Day Three of Cahillpalooza features contrasting coverage in the local dailies.

Both have news stories about former Treasurer Tim Cahill pleading not guilty in a Suffolk County court to charges of public corruption.

Boston Globe:

Cahill pleads not guilty to charges

AG alleges former treasurer bypassed lottery managers

Boston Herald:

AG: Tim Cahill gambled on image boost

But as often happens in cases like this, the Herald had something extra, starting with Margery Eagan’s column:

Making a mountain out of a Cahill?

(Hey – I said that too!)

Lede:

Are criminal indictments against Tim Cahill good or bad for the political future of Attorney General Martha Coakley, long criticized for failing to go after corruption around here?

I was stunned yesterday by all the political insiders, Democrats and Republicans, whose sentiments were similar to a longtime operative who told me this: “She has done something that no one else could do. Martha Coakley has made me feel sorry for Tim Cahill.”
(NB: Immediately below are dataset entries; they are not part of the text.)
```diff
+                const bool here = !found & (i < nLists) & (idx < before + n);
+                c = here ? firstList + i : c; idx = here ? idx - before : idx;
+                found |= here;
+                before += n;
+            }
+        }
+        if (c == firstList + nLists) return;
+        const size_t b = a.lists[(size_t)c * a.nBlocks + idx];
+        const u32 lane = threadIdx.x;
+        const FseMeta m = a.meta[b];
+        if (m.state == 0) continue;
+        const u32 tl = m.tableLog, ts = 1u << tl;
+        if (ts > ldsCapTs || ts > 64u * MAXC) {
+            if (lane == 0) { a.meta[b].state = 0; a.results[b] = FERR(tableLog_tooLarge); }
+            continue;
+        }
+        const WaveBuildLds w = wave_build_carve(wbLds, ldsCapTs, false);
+        *(uint2*)(w.nrm + 4 * lane) = *(const uint2*)(a.norms + b * 256 + 4 * lane);
+        __syncthreads();
+        const bool rev = ((m.state >> 2) & 3u) != FSE_DCLS_PLAIN;
+        u16* const A = a.atab + b * capTs;
+        u8* const S = a.symtab + b * capTs;
+        const bool fast = wave_spread_rank<MAXC>(w, m.maxSV, tl, lane, [&](u32 s) { return (u32)(int)w.nrm[s]; }, [&](u32 u, u32 s, u32 r, u32 nrm) {
+            const int n = (int)nrm;
+            const u32 next = (n > 0 ? (u32)n : 1u) + r;
+            const u32 nb = tl - hibit32(next);
+            const u32 ns = (next << nb) - ts;
+            const u32 x = rev ? __brev(u) >> (32u - tl) : u;
+            A[x] = rev ? (u16)(nb | ((__brev(ns) >> (32u - tl)) << 5)) : (u16)((ns & 0xFFFu) | (nb << 12));
+            S[x] = (u8)s;
+        });
+        if (lane == 0) a.meta[b].state = m.state | (fast ? 2u : 0u);
+    } while (STRIDE && total - pos > gridDim.x && ((pos += gridDim.x), true));
 }
 
 __global__ __launch_bounds__(256) void k_fse_export_dtable(FseDPrepArgs a, u32 capTs, u32* dtables, size_t dtStrideU32)
@@ -286,8 +290,11 @@
 {
     if (wb_small(ldsCapTs))
         hipLaunchKernelGGL(k_fse_dbuild<32>, dim3((unsigned)a.nBlocks), dim3(64), wave_build_lds_bytes(ldsCapTs, false), s, a, capTs, firstList, nLists, ldsCapTs);
-    else
-        hipLaunchKernelGGL(k_fse_dbuild<64>, dim3((unsigned)a.nBlocks), dim3(64), wave_build_lds_bytes(ldsCapTs, false), s, a, capTs, firstList, nLists, ldsCapTs);
+    else {
+        const size_t cap = grid_cap(16);
+        hipLaunchKernelGGL(k_fse_dbuild<64>, dim3((unsigned)(a.nBlocks < cap ? a.nBlocks : cap)), dim3(64), wave_build_lds_bytes(ldsCapTs, false), s, a, capTs, firstList,
+                           nLists, ldsCapTs);
+    }
 }
 static void launch_fse_dbuilds(const FseDPrepArgs& a, hipStream_t s)
 {
diff --git a/finitestateentropy_amd/csrc/hist.hip b/finitestateentropy_amd/csrc/hist.hip
--- a/finitestateentropy_amd/csrc/hist.hip
+++ b/finitestateentropy_amd/csrc/hist.hip
@@ -36,6 +36,7 @@
     const unsigned limitIn = (a.maxSVs && !a.useUniformIn) ? a.maxSVs[b] : a.uniformMaxSV;
     const bool checked = limitIn < 255u && !a.trustInput;
     const unsigned nOut = limitIn < 255u ? limitIn + 1u : 256u;
+    if (a.encCounts && b == 0 && lane < FSE_EBINS) a.encCounts[lane] = 0;
 
     u32 t0 = 0, t1 = 0, t2 = 0, t3 = 0;
 
diff --git a/finitestateentropy_amd/csrc/internal.h b/finitestateentropy_amd/csrc/internal.h
--- a/finitestateentropy_amd/csrc/internal.h
+++ b/finitestateentropy_amd/csrc/internal.h
@@ -25,6 +25,7 @@
     size_t* results;
     BlockView src;
     size_t nBlocks;
+    u32* encCounts = nullptr;
 };
 hipError_t launch_hist(const HistArgs& a, hipStream_t s);
 #define HIST_PIECE ((size_t)65536)
@@ -72,6 +73,7 @@
     unsigned maxTableLog;
     int G;
     unsigned slotU32;
+    int countCleared = 0;
     size_t nBlocks;
     unsigned onlyState;
     unsigned sizeSplit;
@@ -81,7 +83,7 @@
 enum { FSE_ENC_PAR = 1, FSE_ENC_LANE = 2 };
 #define FSE_ENC_WAVE_MIN 2048u
 __host__ __device__ inline bool fse_enc_skip(unsigned state, unsigned onlyState) { return state == 0 || (onlyState != 0 && state != onlyState); }
-hipError_t launch_fse_encode(FseEncArgs a, hipStream_t s);
+hipError_t launch_fse_encode(FseEncArgs a, hipStream_t s, bool boundedGrid = false);
 size_t fse_encode_blocks_per_round(unsigned maxTableLog);
 hipError_t launch_fse_encode_wave(FseEncArgs a, hipStream_t s);
 hipError_t launch_fse_enc_lists(const FseEncArgs& a, hipStream_t s);
@@ -102,7 +104,7 @@
     if (e == hipSuccess) e = launch_fse_encode_wave(a, s);
     if (e != hipSuccess) return e;
     a.onlyState = FSE_ENC_LANE;
-    return launch_fse_encode(a, s);
+    return launch_fse_encode(a, s, true);
 }
 
 #ifndef FSE_DBINS_N
@@ -290,6 +292,7 @@
 struct DevProps { int cus; int ldsPerCU; bool ok; };
 const DevProps& dev_props();
 hipError_t ensure_dyn_lds(const void* kernel, int bytes);
+unsigned grid_cap(unsigned perCU);
 int fse_compress_view(void* d_dst, size_t dstStride, size_t dstCapacity, size_t* d_results, const BlockView& src, unsigned maxSymbolValue, unsigned tableLog,
                       size_t nBlocks, void* d_workspace, size_t workspaceBytes, hipStream_t s);
 int huf_compress_view(int streams, void* d_dst, size_t dstStride, size_t dstCapacity, size_t* d_results, const BlockView& src, unsigned maxSymbolValue,
diff --git a/include/fsehip.h b/include/fsehip.h
--- a/include/fsehip.h
+++ b/include/fsehip.h
@@ -331,6 +331,7 @@
 FSEHIP_API int FSEHIP_probe_begin(void);
 FSEHIP_API int FSEHIP_probe_collect(double* totalMs16, unsigned* launches16);
 FSEHIP_API int FSEHIP_debug_decodeTiming(int enable, unsigned long long* out16);
+FSEHIP_API int FSEHIP_debug_gridCap(unsigned cap);
 #endif
 
 FSEHIP_API void FSEHIP_shardRange(size_t nBlocks, int rank, int world, size_t* first, size_t* count);
```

All those folks (and all the journalists who’ve questioned Coakley’s criminal pursuit of Cahill) got a good scolding from the Herald editorial page:

Crossing the line

Folks in this town who really ought to know better have responded to the corruption charges against Tim Cahill by suggesting that there’s more smoke to Attorney General Martha Coakley’s case than fire. We invite anyone who thinks Cahill’s actions in 2010 fell into a legal gray area to peruse the commonwealth’s statement of the case against the former treasurer.

And etc.

It’s worth reading the whole piece, though, because it’s one more indication of how Rorschachy the Cahill case has become.